339 F. Supp. 702, 10 U.C.C. Rep. Serv. (West) 1264, 1972 U.S. Dist. LEXIS 15049
CourtDistrict Court, D. Nebraska
DecidedFebruary 17, 1972
DocketCiv. 1519 L
StatusPublished
Cited by11 cases

This text of 339 F. Supp. 702 (United States v. Pirnie) is published on Counsel Stack Legal Research, covering District Court, D. Nebraska primary law. Counsel Stack provides free access to over 12 million legal documents including statutes, case law, regulations, and constitutions.

Bluebook
United States v. Pirnie, 339 F. Supp. 702, 10 U.C.C. Rep. Serv. (West) 1264, 1972 U.S. Dist. LEXIS 15049 (D. Neb. 1972).

Opinion

MEMORANDUM OF DECISION AND FINDINGS OF FACT

URBOM, Chief Judge.

Under the provisions of 28 U.S.C. § 1345 the plaintiff seeks judgment against the defendants Gifford A. Pirnie and Lillie Pirnie for amounts due on several loans advanced through the Farmers Home Administration, sometimes referred to herein as FHA, all secured by personal property of the defendants Pirnie. Substantial amounts of the secured property have been sold by Frank Weander, Jr., doing business as Ainsworth Livestock Market, and the Valentine Livestock Auction Company. Frank Weander, Jr. and the Valentine Livestock Auction Company initially were named as defendants, but upon their paying into the registry of the court the amounts realized from the sales they have been dismissed from the action.

FINDINGS OF FACT

On February 16, 1965, the defendants Gifford A. Pirnie and Lillie J. Pirnie, for value received, executed and delivered to the plaintiff their promissory note in the principal sum of $31,010.00, with interest thereon at the rate of five per cent per annum from March 26, *705 1965, until paid. There is now due and owing on said note the principal sum of $20,095.79, with interest to February 3, 1969, in the amount of $1,275.70 • and a daily interest accrual rate from that date of $2.7528.

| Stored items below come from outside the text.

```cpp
template <int MODE>
__global__ __launch_bounds__(FL_THREADS) __attribute__((amdgpu_waves_per_eu(4, 4))) void cols_inv_kernel(Geom g, Jobs J, const cd* __restrict__ work, int C) {
  extern __shared__ __attribute__((aligned(16))) unsigned char smem_raw[];
  cd* lds = reinterpret_cast<cd*>(smem_raw);
  unsigned bx, by;
  ira::xcd_remap(bx, by);
  const int e = (int)by + J.e0;
  long long L, out1, out2 = -1;
  bool paired = false;
  {
    const int l = J.L[e];
    if (MODE == OUT_SPECTRUM) {
      const long long x2 = J.x2off ? (long long)J.x2off[e] : -1ll, zo = J.x2off ? (long long)J.zpair_off[e] : 0ll;
      const long long so = J.spec_out_off[e];
      paired = ira::uniform(x2) >= 0;
      out1 = paired ? ira::uniform(zo) : ira::uniform(so);
    } else {
      const long long y1 = J.y1_off[e], y2 = J.y2_off[e];
      out1 = ira::uniform(y1);
      out2 = ira::uniform(y2);
    }
    L = ira::uniform(l);
  }
  const unsigned N1 = (unsigned)g.n1, N2 = 1u << g.log2n2;
  const long long M = g.m;
  const unsigned n2_0 = bx * C;
  const unsigned lc = 31u - (unsigned)__builtin_clz((unsigned)C), cm = (unsigned)C - 1u;
  const unsigned stride = (unsigned)g.rad * ((1u << g.log2q) + 1u);
  const int tid = threadIdx.x;
  const long long n_need = (MODE == OUT_SPECTRUM && !paired) ? L / 2 + 1 : L;
  const cd* w = work + (long long)e * M;
  const unsigned total = N1 * (unsigned)C;
  cd* twl = lds + (size_t)C * stride;
  const cd twv = ira::tw_split_fetch<double>(g.t1, N1 >> 1, tid);
  for (unsigned base = 0; base < total; base += FL_THREADS * FL_U) {
    cd raw[FL_U];
#pragma unroll
    for (int u = 0; u < FL_U; ++u) {
      unsigned i = base + tid + FL_THREADS * u;
      i = i < total ? i : total - 1;
      raw[u] = (IRA_ABL(g.ablate & 256)) ? cd{(double)i, 1.0} : w[(long long)(i >> lc) * N2 + n2_0 + (i & cm)];
    }
#pragma unroll
    for (int u = 0; u < FL_U; ++u) {
      const unsigned i = base + tid + FL_THREADS * u;
      if (i < total) lds[(i & cm) * stride + col_slot(g, i >> lc)] = raw[u];
    }
  }
  ira::tw_split_put(twl, twv, tid);
  __syncthreads();
  if (!(IRA_ABL(g.ablate & 32))) {
    ira::lds_fft_dit<double, FL_LR, true>(lds, g.log2q, twl, (unsigned)g.rad, true, tid, FL_THREADS, C * g.rad, (1u << g.log2q) + 1u);
    if (g.rad == 3) radix3_stage<true>(g, lds, twl, C, stride, tid);
  }
  const double inv_m = 1.0 / (double)M;
  const long long dn = (long long)(FL_THREADS >> lc) * N2;
  const long long n0 = (long long)((unsigned)tid >> lc) * N2 + n2_0 + ((unsigned)tid & cm);
  const ChirpScale cs = chirp_scale(L);
  const double n0d = (double)n0, dnd = (double)dn;
  cd cw = unit_q(n0d * n0d, cs), cdl = unit_q(2.0 * n0d * dnd + dnd * dnd, cs);
  const cd ce2 = unit_q(2.0 * dnd * dnd, cs);
  for (unsigned i = tid; i < N1 * (unsigned)C; i += FL_THREADS) {
    const unsigned c = i & cm, n1 = i >> lc;
    const long long n = (long long)n1 * N2 + n2_0 + c;
    const cd wn = cw;
    cw = ira::cmul(cw, cdl);
    cdl = ira::cmul(cdl, ce2);
    if (n >= n_need) continue;
    cd v = lds[c * stride + col_slot(g, n1)];
    if (!(IRA_ABL(g.ablate & 64))) v = ira::cmul(v, wn);
    if (MODE == OUT_SPECTRUM) {
      v.re *= inv_m; v.im *= inv_m;
      if (paired) {
        J.zpair[out1 + n] = v;
      } else {
        if (n == 0 || (2 * n == L)) v.im = 0.0;
        J.spec_out[out1 + n] = v;
      }
    } else {
      const double sc = inv_m / (double)L;
      J.y[out1 + n] = (float)(v.re * sc);
      if (out2 >= 0) J.y[out2 + n] = (float)(-v.im * sc);
    }
  }
}

__global__ __launch_bounds__(256) void pair_split_kernel(Jobs J) {
  const int e = blockIdx.y;
  if (J.x2off[e] < 0 || (J.interleave && J.interleave[e])) return;
  const long long L = J.L[e];
  const long long k = (long long)blockIdx.x * blockDim.x + threadIdx.x;
  if (k > L / 2) return;
  const cd* z = J.zpair + J.zpair_off[e];
  const long long o1 = J.spec_out_off[e], o2 = J.spec_out_off2[e];
  ira::pair_split_bin(z, L, k, J.spec_out + o1 + k, J.spec_out + o2 + k);
}

__global__ __launch_bounds__(256) void half_split_kernel(Jobs J) {
  const int e = blockIdx.y;
  if (!J.interleave[e]) return;
  const long long L = J.L[e];
  const long long k = (long long)blockIdx.x * blockDim.x + threadIdx.x;
  if (k > L) return;
  const cd* z = J.zpair + J.zpair_off[e];
  J.spec_out[J.spec_out_off[e] + k] = ira::half_split_bin(z, L, k);
}

struct Split { int rad, log2q, log2n2; };

bool split_of(long long m, Split* out) {
  if (m < 16 || m > (1ll << 22)) return false;
  int rad = 1;
  if (m % 3 == 0) { rad = 3; m /= 3; }
  if ((m & (m - 1)) != 0) return false;
  int log2p = 0;
  while ((1ll << log2p) < m) ++log2p;
  int lq;
  if (rad == 1) {
    const int forced = ira_tune_int("IRA_FFT_SPLIT", 0);
    lq = (log2p + 1) / 2;
    if (forced > 0) lq = forced;
    if (lq < 2) lq = 2;
    if (lq > log2p - 2) lq = log2p - 2;
    if (log2p - lq > 13) lq = log2p - 13;
  } else {
    if (log2p < 5) return false;
    lq = (log2p - 1) / 2;
    { const int forced = ira_tune_int("IRA_FFT_SPLIT3", 0); if (forced >= 2 && forced <= log2p - 2) lq = forced; }
    if (log2p - lq > 13) lq = log2p - 13;
  }
  out->rad = rad; out->log2q = lq; out->log2n2 = log2p - lq;
  return true;
}

struct Plan {
  Geom g;
  int C, R;
  size_t lds_cols, lds_rows;
  int C3; size_t lds_cols3;
};

int32_t make_plan(int32_t m, const void* t1, const void* t2, const void* tf, Plan* p) {
  Split sp;
  if (!split_of(m, &sp)) return IRA_E_SIZE;
  p->g.m = m;
// ... 139 lines not shown
```

### audio_analysis_amd/csrc/ira_spectrum.hip

```cpp
#include <cmath>

#include "ira_fft_reg.h"
#include "ira_log.h"
#include "ira_reduce.h"

namespace {

typedef ira::cplx<double> cd;
constexpr double kPi = 3.14159265358979323846;

constexpr int ATAN_TAB = 64;

__device__ __attribute__((noinline)) double atan2_lib(double y, double x) { return atan2(y, x); }
__device__ __attribute__((noinline)) double fmod_lib(double a, double b) { return fmod(a, b); }
__device__ __attribute__((noinline)) double exp10_lib(double y) { return exp10(y); }
__device__ __attribute__((noinline)) cd twiddle_lib(long long k, long long l) {
  double sn, cs;
  sincospi(-(double)(k % (2 * l)) / (double)l, &sn, &cs);
  return {cs, sn};
}
__device__ __attribute__((noinline)) float db_lib(double re, double im, double floor_lin) {
  const double a = hypot(re, im);
  const double m = (a != a) ? a : fmax(a, floor_lin);
  return (float)(20.0 * log10(m));
}

__device__ __forceinline__ void build_atan_table(double* tab, int tid) {
  if (tid <= ATAN_TAB) tab[tid] = atan((double)tid * (1.0 / ATAN_TAB));
}
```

On March 25, 1966, for value received, the defendants Gifford A. and Lillie J. Pirnie executed and delivered to the plaintiff their promissory note in the principal sum of $5,020.00, with interest thereon at the rate of five per cent per annum from April 11, 1966, until paid. There now is due and owing on said note the principal amount of $2,117.51, plus interest through February 3, 1969, in the amount of $143.59 and interest accruing thereafter at the daily rate of $.2901.

On February 10, 1967, the defendants Gifford A. and Lillie J. Pirnie, for value received, executed and delivered to the plaintiff their promissory note in the principal amount of $8,660.00, with interest thereon at the rate of five per cent per annum from March 10, 1967, until paid. There now is due and owing on said note the principal amount of $8,633.84, plus interest in the amount of $627.13 through February 3, 1969, and interest from that date at the daily rate of $1.1827.

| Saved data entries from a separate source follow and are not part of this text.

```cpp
static int await_band_work(lvf_problem* p) {
  if (!p->band_pending) return LVF_OK;
  LVF_HIP(hipEventSynchronize(p->ev_band));
  p->band_pending = false;
  p->n_band_work = p->h_n_band_work[0];
  if (p->chain && p->chain->merged_level0) {
    SchurSp0Args& a = p->chain->ssp0;
    a.n_work = p->n_band_work;
    a.nblocks = a.n_work + a.sp.nblocks + a.sp_b.nblocks + a.sp_c.nblocks;
  }
  return LVF_OK;
}

static int enqueue_reduced_system(lvf_problem* p, const double* radius_dev, bool reset_scalars, bool gated, bool* level0_done, const AccSel* acc = nullptr) {
  hipStream_t q = p->ctx->stream;
  const Chain& c = *p->chain;
// ... 1199 lines not shown
```

Baseline: 5676 iter/s.

## Compute TwoFrame per-keyframe Gram sums with f64 MFMA instead of wave reductions

```diff
diff --git a/lvio_fusion_amd/csrc/lvf_internal.hpp b/lvio_fusion_amd/csrc/lvf_internal.hpp
--- a/lvio_fusion_amd/csrc/lvf_internal.hpp
+++ b/lvio_fusion_amd/csrc/lvf_internal.hpp
@@ -432,30 +432,25 @@
   v += quad_perm<0x140>(v);
   return (lane_bcast(v, 0) + lane_bcast(v, 16)) + (lane_bcast(v, 32) + lane_bcast(v, 48));
 }
-typedef unsigned lvf_v2u __attribute__((ext_vector_type(2)));
-__device__ __forceinline__ void swap_halves32(double& x, double& y) {
-  const lvf_v2u lo = __builtin_amdgcn_permlane32_swap((unsigned)__double2loint(x), (unsigned)__double2loint(y), false, false);
-  const lvf_v2u hi = __builtin_amdgcn_permlane32_swap((unsigned)__double2hiint(x), (unsigned)__double2hiint(y), false, false);
-  x = __hiloint2double((int)hi.x, (int)lo.x); y = __hiloint2double((int)hi.y, (int)lo.y);
-}
-__device__ __forceinline__ void swap_rows16(double& x, double& y) {
-  const lvf_v2u lo = __builtin_amdgcn_permlane16_swap((unsigned)__double2loint(x), (unsigned)__double2loint(y), false, false);
-  const lvf_v2u hi = __builtin_amdgcn_permlane16_swap((unsigned)__double2hiint(x), (unsigned)__double2hiint(y), false, false);
-  x = __hiloint2double((int)hi.x, (int)lo.x); y = __hiloint2double((int)hi.y, (int)lo.y);
-}
-__device__ __forceinline__ double wave_sum32(double v[32]) {
+typedef double lvf_d4 __attribute__((ext_vector_type(4)));
+constexpr int kGramCols = 13, kGramRow = 14, kGramLane = 30;
+constexpr int kGramTile = 16 * kGramLane;
+__device__ __forceinline__ void gram_stage(double* tile, const int quarter, const double (&j0)[kGramRow], const double (&j1)[kGramRow]) {
   const int lane = threadIdx.x & 63;
+  __builtin_amdgcn_wave_barrier();
+  if ((lane >> 4) == quarter) {
+    double2* d = reinterpret_cast<double2*>(tile + (lane & 15) * kGramLane);
 #pragma unroll
-  for (int i = 0; i < 16; ++i) { swap_halves32(v[i], v[i + 16]); v[i] += v[i + 16]; }
-#pragma unroll
-  for (int i = 0; i < 8; ++i) { swap_rows16(v[i], v[i + 8]); v[i] += v[i + 8]; }
-  const bool b3 = lane & 8, b2 = lane & 4, b1 = lane & 2;
-#pragma unroll
-  for (int i = 0; i < 4; ++i) { const double keep = b3 ? v[i + 4] : v[i], send = b3 ? v[i] : v[i + 4]; v[i] = keep + quad_perm<0x128>(send); }
-#pragma unroll
-  for (int i = 0; i < 2; ++i) { const double keep = b2 ? v[i + 2] : v[i], send = b2 ? v[i] : v[i + 2]; v[i] = keep + quad_perm<0x141>(send); }
-  { const double keep = b1 ? v[1] : v[0], send = b1 ? v[0] : v[1]; v[0] = keep + quad_perm<0x4E>(send); }
-  return v[0] + quad_perm<0xB1>(v[0]);
+    for (int q = 0; q < kGramRow / 2; ++q) { d[q] = make_double2(j0[2 * q], j0[2 * q + 1]); d[kGramRow / 2 + q] = make_double2(j1[2 * q], j1[2 * q + 1]); }
+  }
+  __builtin_amdgcn_fence(__ATOMIC_RELEASE, "wavefront");
+  __builtin_amdgcn_wave_barrier();
+  __builtin_amdgcn_fence(__ATOMIC_ACQUIRE, "wavefront");
+}
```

On May 26, 1967, the defendants Gifford A. and Lillie J. Pirnie, for value received, executed and delivered to the plaintiff their promissory note in the principal amount of $900.00, with interest thereon at the rate of five per cent per annum from June 27, 1967, until paid. There now is due and owing on said note the principal amount of $900.00, plus interest accrued through February 3, 1969, of $61.03 and interest accruing thereafter at the daily rate of $.1233.

As security for the above said promissory notes the defendants Gifford A. and Lillie J. Pirnie executed and delivered to the plaintiff crop and chattel mortgages dated April 2, 1965, and June 18, 1965; security agreements dated April 14, 1966, and March 21, 1967; and a financing statement filed for record March 25, 1966, with the Cherry County Clerk. All of the above security instruments were properly perfected.

The plaintiff is the owner and holder of the previously mentioned promissory notes and security instruments.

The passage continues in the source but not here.